§ **EXCERPTED RECORDS**:

┄┄┄┄┄┄

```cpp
__global__ __launch_bounds__(1024) void zs_k_sweep(const uint8_t* __restrict__ in, const uint64_t* __restrict__ in_off,
                                                   const uint32_t* __restrict__ in_len,
                                                   const uint64_t* __restrict__ pos_base,
                                                   const zs_sweep_seg* __restrict__ segs,
                                                   const uint16_t* __restrict__ members, uint2* __restrict__ mres,
                                                   int chain, int nice_cfg) {
  constexpr uint32_t RING_BYTES = 16u * sizeof(SwRing), MWIN_BYTES = 16u * ZS_SW_MW * sizeof(uint16_t);
  static_assert(16u * sizeof(SwRingP) <= RING_BYTES + MWIN_BYTES, "the persistent rings must fit the old ones' LDS");
  __shared__ __attribute__((aligned(16))) uint8_t rmem[RING_BYTES + MWIN_BYTES];
  __shared__ __attribute__((aligned(16))) uint32_t win[ZS_SW_WIN_WORDS];
  __shared__ uint32_t next;
  const zs_sweep_seg G = segs[blockIdx.x];
  const int s = (int)G.s;
  const uint32_t n = in_len[s] - G.base;
  if (n < 3) return;
  const uint32_t m = min(n - 2, G.ohi);
  const uint8_t* src = in + in_off[s] + G.base;
  uint32_t hi = 0;
  if ((((uintptr_t)src) & 15u) == 0) {
    for (uint32_t i = threadIdx.x; 4 * i < ZS_SW_WIN_WORDS; i += 1024) {
      const uint32_t b = 16 * i;
      uint4 v;
      if (b + 16 <= n) v = ((const uint4*)src)[i];
      else {
        uint32_t t[4] = {0, 0, 0, 0};
        for (uint32_t k = 0; k < 16; k++)
          if (b + k < n) t[k >> 2] |= (uint32_t)src[b + k] << (8 * (k & 3));
        v = make_uint4(t[0], t[1], t[2], t[3]);
      }
      hi |= v.x | v.y | v.z | v.w;
      if (4 * i + 3 < ZS_SW_WIN_WORDS) *(uint4*)(win + 4 * i) = v;
      else for (uint32_t k = 0; 4 * i + k < ZS_SW_WIN_WORDS; k++) win[4 * i + k] = (&v.x)[k];
    }
  } else {
    for (uint32_t i = threadIdx.x; i < ZS_SW_WIN_WORDS; i += 1024) {
      uint32_t v = 0;
      for (uint32_t k = 0; k < 4; k++)
        if (4 * i + k < n) v |= (uint32_t)src[4 * i + k] << (8 * k);
      hi |= v;
      win[i] = v;
    }
  }
  if (threadIdx.x == 0) next = 0;
  const bool a7 = !__syncthreads_or((hi & 0x80808080u) != 0);
  const uint32_t wave = threadIdx.x >> 6;
  const uint16_t* mem = members + G.mb;
  uint2* out = mres + pos_base[s] + G.base;
  const uint32_t olo = G.olo, ohi = G.ohi;
  if (chain <= (int)ZS_SWR_MAX_CHAIN) {
    SwRingP* const R = reinterpret_cast<SwRingP*>(rmem) + wave;
    if (a7) sw_body<true, false, true>(win, R, nullptr, &next, n, m, olo, ohi, mem, out, chain, nice_cfg);
    else sw_body<false, false, true>(win, R, nullptr, &next, n, m, olo, ohi, mem, out, chain, nice_cfg);
    return;
  }
  SwRing* const R = reinterpret_cast<SwRing*>(rmem) + wave;
  uint16_t* const mw = reinterpret_cast<uint16_t*>(rmem + RING_BYTES) + wave * ZS_SW_MW;
  if (chain + 64 <= (int)ZS_SW_MW) {
    if (a7) sw_body<true, true, false>(win, R, mw, &next, n, m, olo, ohi, mem, out, chain, nice_cfg);
    else sw_body<false, true, false>(win, R, mw, &next, n, m, olo, ohi, mem, out, chain, nice_cfg);
  } else {
    if (a7) sw_body<true, false, false>(win, R, mw, &next, n, m, olo, ohi, mem, out, chain, nice_cfg);
    else sw_body<false, false, false>(win, R, mw, &next, n, m, olo, ohi, mem, out, chain, nice_cfg);
  }
}
```

zlib-streams-ts_amd/csrc/zs_kernels.h:

```cpp
#pragma once
#include <hip/hip_runtime.h>
#include <stdint.h>
#include "zs_plan.h"

struct zs_block {
  uint32_t sym_start;
  uint32_t sym_count;
  uint32_t in_start;
  uint32_t in_end;
  uint32_t type;
  uint32_t hdr_bits;
  uint32_t data_bits;
  uint32_t last;
  uint32_t pad;
  uint64_t bit_off;
  uint64_t bit_end;
};

struct zs_stream {
  uint32_t nsym;
  uint32_t nblk;
  uint64_t total_bits;
  uint32_t out_len;
  int32_t status;
  uint32_t check;
  uint32_t pad;
};

template <bool ORD>
__global__ void zs_k_prev(const uint8_t* in, const uint64_t* in_off, const uint32_t* in_len, const uint64_t* pos_base,
                          uint16_t* prevd, uint32_t min_len);
__global__ void zs_k_match(const uint8_t* in, const uint64_t* in_off, const uint32_t* in_len, const uint64_t* pos_base,
                           const uint16_t* prevd, uint2* mres, int chain, int nice, uint32_t min_len);
#define ZS_BK_THREADS 512u
template <bool ORD>
__global__ void zs_k_bucket(const uint8_t* in, const uint64_t* in_off, const uint32_t* in_len, const uint64_t* pos_base,
                            const zs_sweep_seg* segs, uint16_t* members, uint2* mres);
__global__ void zs_k_sweep(const uint8_t* in, const uint64_t* in_off, const uint32_t* in_len, const uint64_t* pos_base,
                           const zs_sweep_seg* segs, const uint16_t* members, uint2* mres, int chain, int nice);
#define ZS_PARSE_DECL(name)                                                                                        \
  __global__ void name(const uint8_t* in, const uint64_t* in_off, const uint32_t* in_len, const uint64_t* pos_base, \
                       const uint32_t* blk_base, const uint2* mres, uint32_t* syms, zs_block* blocks,              \
                       zs_stream* streams, uint32_t* scratch, int good, int lazy);                                 \
  __global__ void name##_dict(const uint8_t* in, const uint64_t* in_off, const uint32_t* in_len,                   \
                              const uint64_t* pos_base, const uint32_t* blk_base, const uint2* mres, uint32_t* syms, \
                              zs_block* blocks, zs_stream* streams, uint32_t* scratch, int good, int lazy,         \
                              const uint32_t* dstart);
ZS_PARSE_DECL(zs_k_parse)
ZS_PARSE_DECL(zs_k_parse_2w)
ZS_PARSE_DECL(zs_k_parse_4w)
template <int NW, bool ORD, bool DICT>
__global__ void zs_k_fast(const uint8_t* in, const uint64_t* in_off, const uint32_t* in_len, const uint64_t* pos_base,
                          const uint32_t* blk_base, uint32_t* syms, zs_block* blocks, zs_stream* streams, int chain,
                          int lazy, int nice, const uint32_t* dstart);
template <bool DICT>
__global__ void zs_k_fast_serial(const uint8_t* in, const uint64_t* in_off, const uint32_t* in_len,
                                 const uint64_t* pos_base, const uint32_t* blk_base, uint32_t* syms, zs_block* blocks,
                                 zs_stream* streams, int chain, int lazy, int nice, const uint32_t* dstart);
__global__ void zs_k_dict_join(const uint8_t* in, const uint64_t* in_off, const uint32_t* in_len, const uint8_t* dict,
                               const uint64_t* dict_off, const uint32_t* dict_len, const uint32_t* dstart,
                               uint8_t* joined, const uint64_t* joff);
__global__ void zs_k_trees(const uint8_t* in, const uint64_t* in_off, const uint64_t* pos_base, const uint32_t* blk_base,
                           const uint32_t* syms, zs_block* blocks, const zs_stream* streams, uint32_t* codes,
                           uint32_t* hdr, int nstreams);
__global__ void zs_k_layout(const uint32_t* blk_base, zs_block* blocks, zs_stream* streams, const uint32_t* out_cap,
                            uint8_t* out, const uint64_t* out_off, int wrap, int nstreams);
__global__ void zs_k_layout_dict(const uint32_t* blk_base, zs_block* blocks, zs_stream* streams, const uint32_t* out_cap,
                                 uint8_t* out, const uint64_t* out_off, int wrap, int nstreams, const uint32_t* dstart);
__global__ void zs_k_wrap_dict(const zs_stream* streams, uint8_t* out, const uint64_t* out_off, const uint32_t* in_len,
                               int wrap, int level, int nstreams, const uint32_t* dstart, const uint32_t* did,
// ... 13 lines not shown
```

zlib-streams-ts_amd/csrc/zs_sweep_ring.h:

```cpp
#ifndef ZS_SWEEP_RING_H
#define ZS_SWEEP_RING_H
#include <stdint.h>

#if defined(__HIPCC__)
#define ZS_SWR_FN static __host__ __device__ __forceinline__
#else
#define ZS_SWR_FN static inline
#endif

#define ZS_SWR_BLOCKS 3u
#define ZS_SWR_SLOTS 192u
#define ZS_SWR_MIRROR 64u
#define ZS_SWR_MAX_CHAIN 128u
#define ZS_SWR_RUN_DIV 32u

ZS_SWR_FN uint32_t zs_swr_block_slot(int32_t b) { return 64u * ((uint32_t)(b + 3) % ZS_SWR_BLOCKS); }

ZS_SWR_FN int zs_swr_mirrored(int32_t b) { return zs_swr_block_slot(b) == 0u; }

ZS_SWR_FN uint32_t zs_swr_base(int32_t c, uint32_t s) {
  return zs_swr_block_slot(c - (int32_t)s - 1) + 64u * s + 64u;
}

ZS_SWR_FN uint32_t zs_swr_member_slot(int32_t c, uint32_t l, uint32_t t) {
  const uint32_t s = zs_swr_block_slot(c - 2) + 128u + l - t;
  return s >= ZS_SWR_SLOTS ? s - ZS_SWR_SLOTS : s;
}

typedef struct { int32_t lo, hi; } zs_swr_range;

ZS_SWR_FN zs_swr_range zs_swr_empty(void) {
  zs_swr_range r;
  r.lo = 1;
  r.hi = 0;
  return r;
}
ZS_SWR_FN int zs_swr_has(zs_swr_range r, int32_t b) { return r.lo <= b && b <= r.hi; }

ZS_SWR_FN zs_swr_range zs_swr_push(zs_swr_range r, int32_t c) {
  if (r.lo > r.hi || r.hi != c - 1) {
    r.lo = c;
  } else if (r.lo < c - 2) {
    r.lo = c - 2;
  }
  r.hi = c;
  return r;
}
ZS_SWR_FN zs_swr_range zs_swr_extend(zs_swr_range r, int32_t b) {
  r.lo = b;
  return r;
}

ZS_SWR_FN uint32_t zs_swr_run_len(uint32_t left, uint32_t cap) {
  const uint32_t r = left / ZS_SWR_RUN_DIV;
  return r < 1u ? 1u : (r > cap ? cap : r);
}

#endif
```

Before: 20650 MB/s.

## Specialize sweep kernel for 8-aligned chain budgets with fused scoring asm

Adds a template flag selecting a sweep path when chain and its quarter are multiples of 8, processing candidate groups of exactly 8 in a tight loop that prefetches the next key and only applies per-candidate masking when a group ends the live run. Scoring is fused into a short asm sequence (xor, ffbl, min3, and_or, cndmask), and the readfirstlane uniformization of the alive mask is dropped. This aims to cut branching, group-size dispatch and VALU instructions in the match-finding inner loop, at the cost of doubling kernel instantiations and more complex hand-written asm.

```diff
diff --git a/zlib-streams-ts_amd/csrc/capi.cpp b/zlib-streams-ts_amd/csrc/capi.cpp
--- a/zlib-streams-ts_amd/csrc/capi.cpp
+++ b/zlib-streams-ts_amd/csrc/capi.cpp
@@ -16,6 +16,7 @@
 #include "zs_split.h"
 #include "zs_seg.h"
 #include "zs_plan.h"
+#include "zs_sweep_ring.h"
 #include "zs_dict.h"
 
 
@@ -466,8 +467,8 @@
     (c->lane_order ? zs_k_bucket<true> : zs_k_bucket<false>)<<<nw, ZS_BK_THREADS, 0, st>>>(
         b.in, b.in_off, b.in_len, d_pos, d_segs, c->prevd.as<uint16_t>(), c->mres.as<uint2>());
     MARK("bucket");
-    zs_k_sweep<<<nw, 1024, 0, st>>>(b.in, b.in_off, b.in_len, d_pos, d_segs, c->prevd.as<uint16_t>(),
-                                    c->mres.as<uint2>(), cfg.chain, cfg.nice);
+    (zs_sweep_uniform8(cfg.chain) ? zs_k_sweep<true> : zs_k_sweep<false>)<<<nw, 1024, 0, st>>>(
+        b.in, b.in_off, b.in_len, d_pos, d_segs, c->prevd.as<uint16_t>(), c->mres.as<uint2>(), cfg.chain, cfg.nice);
     MARK("sweep");
   } else if (level >= 4) {
     const dim3 g((p.max_len + 8191) / 8192, n);
diff --git a/zlib-streams-ts_amd/csrc/deflate_sweep.hip b/zlib-streams-ts_amd/csrc/deflate_sweep.hip
--- a/zlib-streams-ts_amd/csrc/deflate_sweep.hip
+++ b/zlib-streams-ts_amd/csrc/deflate_sweep.hip
@@ -4,6 +4,7 @@
 #include "zs_sweep_ring.h"
 #include "zs_sweep_long.h"
 #include <type_traits>
+#include <utility>
 
 #define ZS_SW_WIN_WORDS ((ZS_SEG_WPOS + 258u + 20u + 3u) / 4u + 2u)
 #define ZS_SW_RING 128u
@@ -233,11 +234,6 @@
   return k < maxc ? k : maxc;
 }
 
-static __device__ __forceinline__ uint64_t sw_uniform(uint64_t x) {
-  return ((uint64_t)(uint32_t)__builtin_amdgcn_readfirstlane((uint32_t)(x >> 32)) << 32) |
-         (uint64_t)(uint32_t)__builtin_amdgcn_readfirstlane((uint32_t)x);
-}
-
 static __device__ __forceinline__ uint32_t max3(uint32_t a, uint32_t b, uint32_t c) {
   return max(max(a, b), c);
 }
@@ -264,6 +260,16 @@
     asm("v_ffbl_b32 %0, %1\n\tv_add_u32_e32 %0, 64, %0" : "=&v"(f2) : "v"(z ^ c));
     return min(min(f0, f1), f2);
   }
+  template <uint32_t U>
+  __device__ __forceinline__ uint32_t step(uint32_t x, uint32_t y, uint32_t z) const {
+    return (mbits(x, y, z) & ~7u) | (7u - U);
+  }
+  template <uint32_t U>
+  __device__ __forceinline__ uint32_t step(uint32_t x, uint32_t y, uint32_t z, uint64_t lm) const {
+    uint32_t r;
+    asm("v_cndmask_b32_e64 %0, 0, %1, %2" : "=v"(r) : "v"(step<U>(x, y, z)), "s"(lm));
+    return r;
+  }
   static __device__ __forceinline__ uint32_t len(uint32_t sigma) { return sigma; }
 };
 template <>
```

┄┄┄┄┄┄

§ **WORK TO BE COMPLETED**: Which lines of the entries above contain the word "nullptr"? Copy each of them.

§ **TASK SOLUTION**:
    if (a7) sw_body<true, false, true>(win, R, nullptr, &next, n, m, olo, ohi, mem, out, chain, nice_cfg);
    else sw_body<false, false, true>(win, R, nullptr, &next, n, m, olo, ohi, mem, out, chain, nice_cfg);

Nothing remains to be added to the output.